C++ Implementation Using Stacks
int trap(vector<int>& height) {
int trapped_water = 0;
int size = height.size();
stack<int> st;
for (int i = 0; i < size; i++) {
while (!st.empty() && height[i] > height[st.top()]) {
int top = st.top();
st.pop();
if (!st.empty()) {
int distance = i - st.top() - 1;
int bounded_height = min(height[i], height[st.top()]) - height[top];
trapped_water += distance * bounded_height;
}
}
st.push(i);
}
return trapped_water;
}
Java Implementation Using Stacks
public int trap(int[] height) {
int trappedWater = 0;
int size = height.length;
Stack<Integer> stack = new Stack<>();
for (int i = 0; i < size; i++) {
while (!stack.empty() && height[i] > height[stack.peek()]) {
int top = stack.pop();
if (!stack.empty()) {
int distance = i - stack.peek() - 1;
int boundedHeight = Math.min(height[i], height[stack.peek()]) - height[top];
trappedWater += distance * boundedHeight;
}
}
stack.push(i);
}
return trappedWater;
}
Python Implementation Using Stacks
def trap(height):
trapped_water = 0
size = len(height)
stack = []
for i in range(size):
while stack and height[i] > height[stack[-1]]:
top = stack.pop()
if stack:
distance = i - stack[-1] - 1
bounded_height = min(height[i], height[stack[-1]]) - height[top]
trapped_water += distance * bounded_height
stack.append(i)
return trapped_water
Two Pointers Approach for Trapping Rain Water
The two pointers approach is an efficient method that allows us to solve the trapping rain water problem in a single iteration. This technique maintains two pointers, one starting from the left side and the other from the right side of the elevation array. By moving the pointers towards each other, we update the maximum heights on both sides and calculate the trapped water at each position. The time complexity of this algorithm is O(n), making it a highly efficient solution for the leftmax problem.

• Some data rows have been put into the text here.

Adds HIP kernels for the 5x5 stride-2 RGB convolutions: a transposed-conv head that computes per-tile columns in LDS and scatters them directly, a stem-style conv for its input gradient, and a patch weight-gradient kernel that builds image patches in LDS. These replace the large materialised im2col/col2im column buffers and their separate GEMMs. The image-conv forward now saves the raw input instead of the column matrix for backward. This cuts global memory traffic and buffer allocation, but adds fixed-shape kernels and a split-K slab reduction.

```diff
diff --git a/include/lic.h b/include/lic.h
--- a/include/lic.h
+++ b/include/lic.h
@@ -312,6 +312,15 @@
 int lic_stem_conv_bf16(const float* x, const void* w_packed, const float* bias, void* y, int32_t B, int32_t H, int32_t W,
                        int32_t Cout, lic_stream_t stream);
 
+int lic_rgb_f32_supported(int32_t C, int32_t Crgb, int32_t kh, int32_t kw, int32_t stride, int32_t pad);
+int lic_head_convt_f32(const float* x, const float* w_packed, const float* bias, float* out, int32_t B, int32_t Hi,
+                       int32_t Wi, int32_t Cin, lic_stream_t stream);
+int lic_stem_conv_f32(const float* x, const float* w_packed, float* y, int32_t B, int32_t H, int32_t W, int32_t Cout,
+                      lic_stream_t stream);
+size_t lic_patch_wgrad_f32_workspace_bytes(int32_t B, int32_t H, int32_t W, int32_t C);
+int lic_patch_wgrad_f32(const float* img, const float* act, float* dst, int32_t B, int32_t H, int32_t W, int32_t C,
+                        int64_t dst_sm, int64_t dst_sn, void* workspace, size_t workspace_bytes, lic_stream_t stream);
+
 typedef struct lic_plan lic_plan;
 int lic_plan_create(void* hip_graph, lic_plan** out);
 int lic_plan_info(const lic_plan* plan, int64_t* info);
diff --git a/neural_image_compression_amd/_lib.py b/neural_image_compression_amd/_lib.py
--- a/neural_image_compression_amd/_lib.py
+++ b/neural_image_compression_amd/_lib.py
@@ -175,6 +175,11 @@
     "lic_head_convt_bf16_supported": (C.c_int, [_i32] * 7),
     "lic_head_convt_bf16": (C.c_int, [_vp, _vp, _vp, _vp, _i32, _i32, _i32, _i32, _vp]),
     "lic_stem_conv_bf16": (C.c_int, [_vp, _vp, _vp, _vp, _i32, _i32, _i32, _i32, _vp]),
+    "lic_rgb_f32_supported": (C.c_int, [_i32] * 6),
+    "lic_head_convt_f32": (C.c_int, [_vp, _vp, _vp, _vp, _i32, _i32, _i32, _i32, _vp]),
+    "lic_stem_conv_f32": (C.c_int, [_vp, _vp, _vp, _i32, _i32, _i32, _i32, _vp]),
+    "lic_patch_wgrad_f32_workspace_bytes": (_sz, [_i32] * 4),
+    "lic_patch_wgrad_f32": (C.c_int, [_vp, _vp, _vp, _i32, _i32, _i32, _i32, _i64, _i64, _vp, _sz, _vp]),
     "lic_plan_create": (C.c_int, [_vp, C.POINTER(C.c_void_p)]),
     "lic_plan_info": (C.c_int, [_vp, C.POINTER(C.c_int64)]),
     "lic_plan_replay": (C.c_int, [_vp, _vp, C.POINTER(C.c_void_p), _i32]),
diff --git a/neural_image_compression_amd/csrc/lic_rgb_f32.hip b/neural_image_compression_amd/csrc/lic_rgb_f32.hip
--- /dev/null
+++ b/neural_image_compression_amd/csrc/lic_rgb_f32.hip
@@ -0,0 +1,440 @@
+#include "lic_common.h"
+#include "lic_conv_plan.h"
+
+namespace {
+
+constexpr int RG_TH = 8, RG_TW = 16;
+constexpr int RG_HR = RG_TH + 2, RG_HC = RG_TW + 2;
+constexpr int RG_HP = RG_HR * RG_HC;
+constexpr int RG_MT = (RG_HP + 15) / 16;
+constexpr int RG_LD = 84;
+constexpr int RG_IR = 2 * RG_TH + 3, RG_IC = 2 * RG_TW + 3;
+constexpr int RG_IMG = RG_IR * RG_IC * 3;
+constexpr int RG_K = 75, RG_KP = 76, RG_KT = 5;
+
+__device__ __forceinline__ long rg_pk(int k, int n, int ntile) {
+  const int cb = k >> 4, r = k & 15;
+  return ((((long)cb * ntile + (n >> 5)) * 2 + ((r >> 2) & 1)) * 64 + ((r >> 3) << 5) + (n & 31)) * 4 + (r & 3);
+}
+
+__device__ __forceinline__ void rg_panel_to_lds(const float* __restrict__ w, float* lds, int K4, int N, int ntile) {
+  for (int i = threadIdx.x; i < K4 * N; i += 256) {
+    const int k4 = i / N, n = i - k4 * N;
+    *reinterpret_cast<f32x4*>(lds + 4 * i) = *reinterpret_cast<const f32x4*>(w + rg_pk(4 * k4, n, ntile));
+  }
+}
+
+__device__ __forceinline__ void rg_image_to_lds(const float* __restrict__ img, float* lds, int b, int H, int W, int y0, int x0) {
+  for (int i = threadIdx.x; i < RG_IMG; i += 256) {
+    const int r = i / (RG_IC * 3), c3 = i - r * (RG_IC * 3);
+    const int iy = 2 * y0 - 2 + r, ix = 2 * x0 - 2 + c3 / 3;
+    float v = 0.0f;
+    if (iy >= 0 && iy < H && ix >= 0 && ix < W) v = img[(((long)b * H + iy) * W + ix) * 3 + (c3 % 3)];
+    lds[i] = v;
+  }
+}
+
+__device__ __forceinline__ int rg_col_ofs(int kc) {
+  const int tap = kc / 3, co = kc - 3 * tap;
+  const int ky = tap / 5, kx = tap - 5 * ky;
+  return (ky * RG_IC + kx) * 3 + co;
+}
+
+struct TileGeom {
+  int tiles_x, tiles_y;
+  long ntiles;
+};
+
+struct HeadParams {
+  const float* x;
+  const float* w;
+  const float* bias;
+  float* out;
+  int B, Hi, Wi;
+  TileGeom g;
+};
+
+template <int NC>
+__global__ __launch_bounds__(256, 1) void head_convt_f32_kernel(const HeadParams p) {
+  constexpr int C = 16 * NC;
+  __shared__ __attribute__((aligned(16))) float wl[C * 80];
+  __shared__ __attribute__((aligned(16))) float col[RG_MT * 16 * RG_LD];
+  const int tid = threadIdx.x, lane = tid & 63, li = lane & 15, kq = lane >> 4;
+  const int wave = __builtin_amdgcn_readfirstlane(tid >> 6);
+  rg_panel_to_lds(p.w, wl, C / 4, 80, 4);
+  float bs[3] = {0.f, 0.f, 0.f};
+  if (p.bias)
+#pragma unroll
+    for (int c = 0; c < 3; ++c) bs[c] = p.bias[c];
+  const int Ho = 2 * p.Hi, Wo = 2 * p.Wi;
+  __syncthreads();
+
+  for (long tile = blockIdx.x; tile < p.g.ntiles; tile += gridDim.x) {
+    const int tx = (int)(tile % p.g.tiles_x);
+    const long rest = tile / p.g.tiles_x;
+    const int ty = (int)(rest % p.g.tiles_y), b = (int)(rest / p.g.tiles_y);
+    const int y0 = ty * RG_TH, x0 = tx * RG_TW;
+    f32x4 xq[2][NC];
+    auto load = [&](int m, f32x4* dst) {
+      const int hp = m * 16 + li;
+      const int hr = hp / RG_HC, hc = hp - hr * RG_HC;
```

C++ Implementation Using Two Pointers
int trap(vector<int>& height) {
int trapped_water = 0;
int size = height.size();
int left = 0, right = size-1;
int max_left = 0, max_right = 0;
while (left < right) {
if (height[left] < height[right]) {
if (height[left] > max_left)
max_left = height[left];
else
trapped_water += max_left - height[left];
left++;
}
else {
if (height[right] > max_right)
max_right = height[right];
else
trapped_water += max_right - height[right];
right--;
}
}
return trapped_water;
}
Java Implementation Using Two Pointers
public int trap(int[] height) {
int trappedWater = 0;
int size = height.length;
int left = 0, right = size-1;
int maxLeft = 0, maxRight = 0;
while (left < right) {
if (height[left] < height[right]) {
if (height[left] > maxLeft)
maxLeft = height[left];
else
trappedWater += maxLeft - height[left];
left++;
}
else {
if (height[right] > maxRight)
maxRight = height[right];
else
trappedWater += maxRight - height[right];
right--;
}
}
return trappedWater;
}
Python Implementation Using Two Pointers
def trap(height):
trapped_water = 0
size = len(height)
left, right = 0, size-1
max_left, max_right = 0, 0
while left < right:
ifheight[left] < height[right]:
if height[left] > max_left:
max_left = height[left]
else:
trapped_water += max_left - height[left]
left += 1
else:
if height[right] > max_right:
max_right = height[right]
else:
trapped_water += max_right - height[right]
right -= 1
return trapped_water
Final Thoughts
The trapping rain water problem is a versatile coding interview question that tests both your problem-solving skills and knowledge of data structures and algorithms. This article provides an in-depth analysis of the trapping rain water LeetCode solution, focusing on the two-pointer approach, Python implementation, and best practices for solving the problem efficiently using the n-1 approach.
Keep practicing similar problems and make use of the tips and techniques provided in this article to enhance your problem-solving abilities and prepare for coding interview success.